- EXERCISE DESCRIPTION: For the entries below, the expected answer is the line with "nb.n[NF + f], qb_c);", the line with "if (icol && !in", and every line between them, exactly as written, and nothing more.
==============================
struct QFields { const double *q[2], *qb[2]; double *qf[2]; };
template <int NF, int NO = 2> struct LevQa { pomgpu_ct c[2 * NF + 2], o[NO], h[ROWSHARE_SLOTS(2 * NF + 2)]; };
struct CoefQ { pomgpu_ct dts, hs, msk, ds_num; InvDc den; };
__device__ __forceinline__ CoefQ coefq_x(const KP &P, int i, int j) {
  CoefQ c; c.dts = K2(DTSX, i, j); c.hs = K2(HSX, i, j); c.msk = F2(dum, i, j); c.den = inv_of(CT(K2(DXSX, i, j))); c.ds_num = K2(DYSX, i, j); return c;
}
__device__ __forceinline__ CoefQ coefq_y(const KP &P, int i, int j) {
  CoefQ c; c.dts = K2(DTSY, i, j); c.hs = K2(HSY, i, j); c.msk = F2(dvm, i, j); c.den = inv_of(CT(K2(DYSY, i, j))); c.ds_num = K2(DXSY, i, j); return c;
}
__device__ __forceinline__ pomgpu_ct advq_face(const CoefQ &c, pomgpu_ct q_hi, pomgpu_ct q_lo, pomgpu_ct vel_k, pomgpu_ct vel_km1, pomgpu_ct am_hi_k,
                                               pomgpu_ct am_lo_k, pomgpu_ct am_hi_m, pomgpu_ct am_lo_m, pomgpu_ct qb_hi, pomgpu_ct qb_lo) {
  pomgpu_ct x = CT(.125) * (q_hi + q_lo) * c.dts * (vel_k + vel_km1);
  x = x - divi(CT(.25) * (am_hi_k + am_lo_k + am_hi_m + am_lo_m) * c.hs * (qb_hi - qb_lo) * c.msk, c.den);
  return CT(.5) * c.ds_num * x;
}
template <int NF, bool WF = false, bool UM = false>
__global__ void __launch_bounds__(64 * LDS_ROWS) k_advq_col(KP P, QFields A, int zero_else) {
  constexpr int NS = 2 * NF + 2, NH = ROWSHARE_SLOTS(NS), AM = 2 * NF, VV = 2 * NF + 1;
  typedef LevQa<NF, WF ? 1 : 2> Lev;
  HALO_XCD_DECODE_R(LDS_ROWS)
  const int r = WAVE_UNIFORM((int)threadIdx.y), j0w = j - r;
  const bool jrow = j <= P.jml;
  const int jc = jrow ? j : P.jml;
  const bool icol = jrow && (lane >= 1 && lane <= 62 && i0 <= P.iml);
#ifdef POMGPU_EMU
  if (!icol) return;
#endif
  const int i = i0 < 1 ? 1 : (i0 > P.iml ? P.iml : i0);
  const int iw = i > 1 ? i - 1 : 1, ie = i < P.iml ? i + 1 : P.iml;
  const int js = jc > 1 ? jc - 1 : 1, jn = jc < P.jml ? jc + 1 : P.jml;
  const bool in = icol && (i >= 2 && i <= P.imm1 && jc >= 2 && jc <= P.jmm1);
  const CoefQ cw = coefq_x(P, i, jc), cs = coefq_y(P, i, jc), cn = coefq_y(P, i, jn);
  const pomgpu_ct art = F2(art, i, jc), hea = K2(HEA, i, jc);
  const InvDc hfa = inv_of(CT(K2(HFA, i, jc)));
  const int kb = P.kb, kbm1 = P.kbm1;
  BufA bs[NS], bo[2], bqf[NF], bh[NH];
  const double *ps[NS];
#pragma unroll
  for (int f = 0; f < NF; f++) { ps[f] = A.q[f]; ps[NF + f] = A.qb[f]; bqf[f] = BUF3(A.qf[f]); }
  ps[AM] = P.aamc; ps[VV] = A3(v); bo[0] = BUF3(A3(u)); bo[1] = BUF3(A3(w));
#pragma unroll
  for (int x = 0; x < NS; x++) bs[x] = BUF3(ps[x]);
  const RowShare<NS> S = rowshare_setup<NS>(P, r, j, j0w, i);
#pragma unroll
  for (int q = 0; q < NH; q++) bh[q] = BUF3(rowshare_pick<NS>(ps, S.hop[q]));
  const UvmC mu = UM ? uvm_of<0>(P, i, jc) : uvm_none(), mv = UM ? uvm_of<1>(P, i, jc) : uvm_none();
  UvmC mh[NH];
#pragma unroll
  for (int q = 0; q < NH; q++) mh[q] = UM ? rowshare_uvm<1, NS, LDS_ROWS>(P, S, q, VV, j0w, i) : uvm_none();
  const unsigned oc = BOFF2(i, jc), lvb = LVB;
  const unsigned ost = in ? oc : ((zero_else && icol) ? oc : BOFF_NONE);
  const unsigned ostw = in ? oc : BOFF_NONE;
#ifndef POMGPU_EMU
  __shared__ pomgpu_ct slab[2][NS][ROWSHARE_ROWS][64];
#else
  const unsigned os = BOFF2(i, js), on = BOFF2(i, jn);
#endif
  double vv_cw = 0., vv_ce = 0., vv_cs = 0., vv_cn = 0., vv_det = 0., vv_m = 0., wk = 0.;
  InvD vv_area; vv_area.b = vv_area.y = 0.;
  if constexpr (WF) {
    vv_m = F2(fsm, i, jc);
    const double dyc = F2(dy, i, jc), dtc = F2(dt, i, jc), dxc = F2(dx, i, jc);
    const double dyw = halo_w(dyc, [&] { return F2(dy, iw, jc); }), dtw = halo_w(dtc, [&] { return F2(dt, iw, jc); });
    const double dye = halo_e(dyc, [&] { return F2(dy, ie, jc); }), dte = halo_e(dtc, [&] { return F2(dt, ie, jc); });
    vv_cw = .25 * (dyc + dyw) * (dtc + dtw);
    vv_ce = .25 * (dye + dyc) * (dte + dtc);
    vv_cs = .25 * (dxc + F2(dx, i, js)) * (dtc + F2(dt, i, js));
    vv_cn = .25 * (F2(dx, i, jn) + dxc) * (F2(dt, i, jn) + dtc);
    vv_area = inv_of(dxc * dyc);
    vv_det = (F2(etf, i, jc) - F2(etb, i, jc)) / P.dti2;
    wk = 0.5 * (F2(vfluxb, i, jc) + F2(vfluxf, i, jc));
  }
  auto load = [&](Lev &L, int k) {
    const unsigned lv = (unsigned)WAVE_UNIFORM(k - 1) * lvb;
#pragma unroll
    for (int x = 0; x < NS; x++) L.c[x] = bldc(bs[x], oc, lv);
    L.o[0] = bldc(bo[0], oc, lv);
    if constexpr (!WF) L.o[1] = bldc(bo[1], oc, lv);
#pragma unroll
    for (int q = 0; q < NH; q++) L.h[q] = bldc(bh[q], S.hoff[q], lv);
  };
  pomgpu_ct u_m = 0., v_m = 0., vn_m = 0., am_m = 0., ams_m = 0., amn_m = 0.;
  pomgpu_ct am_w_prv = 0.;
  pomgpu_ct ue_m = 0.;
  pomgpu_ct wq_pp[NF], wq_p[NF];
  pomgpu_ct xe_p[NF], xw_p[NF], yn_p[NF], ys_p[NF], qb_p[NF];
#pragma unroll
  for (int f = 0; f < NF; f++) wq_pp[f] = wq_p[f] = xe_p[f] = xw_p[f] = yn_p[f] = ys_p[f] = qb_p[f] = 0.;
  auto step = [&](const int L, const int par, const Lev &cur, Lev &nxt) {
    load(nxt, L + 1 <= kb ? L + 1 : kb);
    NbrT<NS> nb;
    const bool lcor = L <= kbm1;
    const pomgpu_ct v_c = uvm_fix(cur.c[VV], mv, lcor), u_c = uvm_fix(cur.o[0], mu, lcor);
#ifndef POMGPU_EMU
#pragma unroll
    for (int x = 0; x < NS; x++) slab[par][x][r + 1][lane] = x == VV ? v_c : cur.c[x];
#pragma unroll
    for (int q = 0; q < NH; q++) slab[par][S.hop[q]][S.hrow[q]][lane] = uvm_fix(cur.h[q], mh[q], lcor);
    __syncthreads();
#pragma unroll
    for (int x = 0; x < NS; x++) { nb.s[x] = slab[par][x][S.ss][lane]; nb.n[x] = slab[par][x][S.sn][lane]; }
#else
    const unsigned lvc = (unsigned)((L <= kb ? L : kb) - 1) * lvb;
#pragma unroll
    for (int x = 0; x < NS; x++) { nb.s[x] = bldc(bs[x], os, lvc); nb.n[x] = bldc(bs[x], on, lvc); }
    nb.s[VV] = uvm_fix(nb.s[VV], uvm_of<1>(P, i, js), lcor); nb.n[VV] = uvm_fix(nb.n[VV], uvm_of<1>(P, i, jn), lcor);
#endif
    const pomgpu_ct am_c = cur.c[AM];
    const pomgpu_ct am_s = nb.s[AM], am_n = nb.n[AM], v_n = nb.n[VV];
    const pomgpu_ct am_w = halo_w(am_c, [&] { return G3(P.aamc, iw, jc, L); });
    pomgpu_ct w_c, ue_c = 0.;
    if constexpr (WF) {
      ue_c = halo_e(u_c, [&] { return uvm_ld<0>(P, ie, jc, L); });
      const double wn = wk + F1(dz, L >= 2 ? L - 1 : 1) *
                             (divi(vv_ce * (double)ue_m - vv_cw * (double)u_m + vv_cn * (double)vn_m - vv_cs * (double)v_m, vv_area) + vv_det);
      wk = L >= 2 ? wn : wk;
      const double wst = L <= kbm1 ? wk * vv_m : wk;
      bst(bo[1], ostw, (unsigned)WAVE_UNIFORM(L - 1) * lvb, wst);
      w_c = CT((pomgpu_st)wst);
    } else {
      w_c = cur.o[1];
    }
    const int k = L - 1;
    InvDc dz2; dz2.b = dz2.y = 0.;
    if (k >= 2 && k <= kbm1) { dz2.b = CT(F1(dz, k)) + CT(F1(dz, k - 1)); dz2.y = CT(1.0) / dz2.b; }
#pragma unroll
    for (int f = 0; f < NF; f++) {
      const pomgpu_ct q_c = cur.c[f], qb_c = cur.c[NF + f];
      pomgpu_ct xe_c = 0., xw_c = 0., yn_c = 0., ys_c = 0.;
      if (L >= 2 && L <= kbm1) {
        const pomgpu_ct q_w = halo_w(q_c, [&] { return G3(A.q[f], iw, jc, L); });
        const pomgpu_ct qb_w = halo_w(qb_c, [&] { return G3(A.qb[f], iw, jc, L); });
        const pomgpu_ct xw = advq_face(cw, q_c, q_w, u_c, u_m, am_c, am_w, am_m, am_w_prv, qb_c, qb_w);
        xw_c = xw;
        xe_c = halo_e(xw, [&] {
          return advq_face(coefq_x(P, ie, jc), G3(A.q[f], ie, jc, L), q_c, uvm_ld<0>(P, ie, jc, L), uvm_ld<0>(P, ie, jc, L - 1), G3(P.aamc, ie, jc, L), am_c,
                           G3(P.aamc, ie, jc, L - 1), am_m, G3(A.qb[f], ie, jc, L), qb_c);
        });
        ys_c = advq_face(cs, q_c, nb.s[f], v_c, v_m, am_c, am_s, am_m, ams_m, qb_c, nb.s[NF + f]);
        yn_c = advq_face(cn, nb.n[f], q_c, v_n, vn_m, am_n, am_c, amn_m, am_m, nb.n[NF + f], qb_c);
      }
      const pomgpu_ct wq_c = w_c * q_c;
      {
        pomgpu_ct rr = 0.;
        if (in && k >= 2 && k <= kbm1) {
          rr = divi((wq_pp[f] - wq_c) * art, dz2) + xe_p[f] - xw_p[f] + yn_p[f] - ys_p[f];
          rr = divi(hea * qb_p[f] - CT(P.dti2) * rr, hfa);
        }
        const bool lev_in = (k >= 2 && k <= kbm1);
        const unsigned o = (k >= 1) ? (lev_in ? ost : ((zero_else && icol) ? oc : BOFF_NONE)) : BOFF_NONE;
        bstc(bqf[f], o, (unsigned)WAVE_UNIFORM(k >= 1 ? k - 1 : 0) * lvb, rr);
      }
      wq_pp[f] = wq_p[f]; wq_p[f] = wq_c; qb_p[f] = qb_c;
      xe_p[f] = xe_c; xw_p[f] = xw_c; yn_p[f] = yn_c; ys_p[f] = ys_c;
    }
    am_w_prv = am_w;
    if constexpr (WF) ue_m = ue_c;
    u_m = u_c; v_m = v_c; vn_m = v_n; am_m = am_c; ams_m = am_s; amn_m = am_n;
  };
  Lev ra, rb;
  load(ra, 1);
  rb = ra;
  for (int L = 1; L <= kb; L += 2) {
    step(L, 1, ra, rb);
    if (L + 1 <= kb) step(L + 1, 0, rb, ra);
  }
  if (icol && zero_else) {
#pragma unroll
    for (int f = 0; f < NF; f++) G3(A.qf[f], i, jc, kb) = 0.;
  }
  if constexpr (WF) {
    if (icol && !in && i0 <= P.im && jc <= P.jm)
      for (int k = 1; k <= kbm1; k++) F3(w, i, jc, k) = F3(w, i, jc, k) * vv_m;
  }
// ... 370 lines not shown
                    v_n = uvm_fix(bldc(bs[V], on, (unsigned)(k - 1) * lvb), uvm_of<1>(P, i, jn));
#endif
    const pomgpu_ct w_c = c.c[W];
    const pomgpu_ct w_w = halo_w(w_c, [&] { return F3(w, iw, jc, k + 1); });
    const pomgpu_ct tc = cd_c * (v_n + v_k);
    const pomgpu_ct tw = halo_w(tc, [&] { return F2(cor, iw, jc) * F2(dt, iw, jc) * (uvm_ld<1>(P, iw, jn, k) + uvm_ld<1>(P, iw, jc, k)); });
    const pomgpu_ct u_e = halo_e(u_k, [&] { return uvm_ld<0>(P, ie, jc, k); });
    const pomgpu_ct u_se = halo_e(u_s, [&] { return uvm_ld<0>(P, ie, js, k); });
    pomgpu_ct fu_n = 0., fv_n = 0.;
    if (k + 1 <= kbm1) {
      if (i >= 2) fu_n = CT(.25) * (w_c + w_w) * (u_c + u_k);
      if (jc >= 2) fv_n = CT(.25) * (w_c + w_s) * (v_c + v_k);
    }
    pomgpu_ct ru = fu_k, rv = fv_k;
    if (in) {
      InvDc dzk; dzk.b = F1(dz, k); dzk.y = R1(dz, k);
      ru = divi(sau * c.ub - CT(2.) * dti2 * (c.advx + divi((fu_k - fu_n) * aru, dzk) - aru * CT(.25) * (tc + tw) + hcu + c.drhox), sdu);
      rv = divi(sav * c.vb -
                    CT(2.) * dti2 * (c.advy + divi((fv_k - fv_n) * arv, dzk) + arv * CT(.25) * (cd_c * (u_e + u_k) + cd_s * (u_se + u_s)) + hcv + c.drhoy),
                sdv);
    }
    const unsigned lv = (unsigned)WAVE_UNIFORM(k - 1) * lvb;
    bstc(buf, ost, lv, ru);
    bstc(bvf, ost, lv, rv);
    fu_k = fu_n; fv_k = fv_n;
    u_k = u_c; v_k = v_c;
  };
  LevUV ra, rb;
  load(ra, 1);
  rb = ra;
  for (int k = 1; k <= kbm1; k += 6) {
    step(k, 1, ra, rb);
    if (k + 1 <= kbm1) step(k + 1, 2, rb, ra);
    if (k + 2 <= kbm1) step(k + 2, 0, ra, rb);
    if (k + 3 <= kbm1) step(k + 3, 1, rb, ra);
    if (k + 4 <= kbm1) step(k + 4, 2, ra, rb);
    if (k + 5 <= kbm1) step(k + 5, 0, rb, ra);
  }
  if (out) { F3(uf, i, jc, kb) = 0.; F3(vf, i, jc, kb) = 0.; }
}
==============================
- WORKED SOLUTION:
        yn_c = advq_face(cn, nb.n[f], q_c, v_n, vn_m, am_n, am_c, amn_m, am_m, nb.n[NF + f], qb_c);
      }
      const pomgpu_ct wq_c = w_c * q_c;
      {
        pomgpu_ct rr = 0.;
        if (in && k >= 2 && k <= kbm1) {
          rr = divi((wq_pp[f] - wq_c) * art, dz2) + xe_p[f] - xw_p[f] + yn_p[f] - ys_p[f];
          rr = divi(hea * qb_p[f] - CT(P.dti2) * rr, hfa);
        }
        const bool lev_in = (k >= 2 && k <= kbm1);
        const unsigned o = (k >= 1) ? (lev_in ? ost : ((zero_else && icol) ? oc : BOFF_NONE)) : BOFF_NONE;
        bstc(bqf[f], o, (unsigned)WAVE_UNIFORM(k >= 1 ? k - 1 : 0) * lvb, rr);
      }
      wq_pp[f] = wq_p[f]; wq_p[f] = wq_c; qb_p[f] = qb_c;
      xe_p[f] = xe_c; xw_p[f] = xw_c; yn_p[f] = yn_c; ys_p[f] = ys_c;
    }
    am_w_prv = am_w;
    if constexpr (WF) ue_m = ue_c;
    u_m = u_c; v_m = v_c; vn_m = v_n; am_m = am_c; ams_m = am_s; amn_m = am_n;
  };
  Lev ra, rb;
  load(ra, 1);
  rb = ra;
  for (int L = 1; L <= kb; L += 2) {
    step(L, 1, ra, rb);
    if (L + 1 <= kb) step(L + 1, 0, rb, ra);
  }
  if (icol && zero_else) {
#pragma unroll
    for (int f = 0; f < NF; f++) G3(A.qf[f], i, jc, kb) = 0.;
  }
  if constexpr (WF) {
    if (icol && !in && i0 <= P.im && jc <= P.jm)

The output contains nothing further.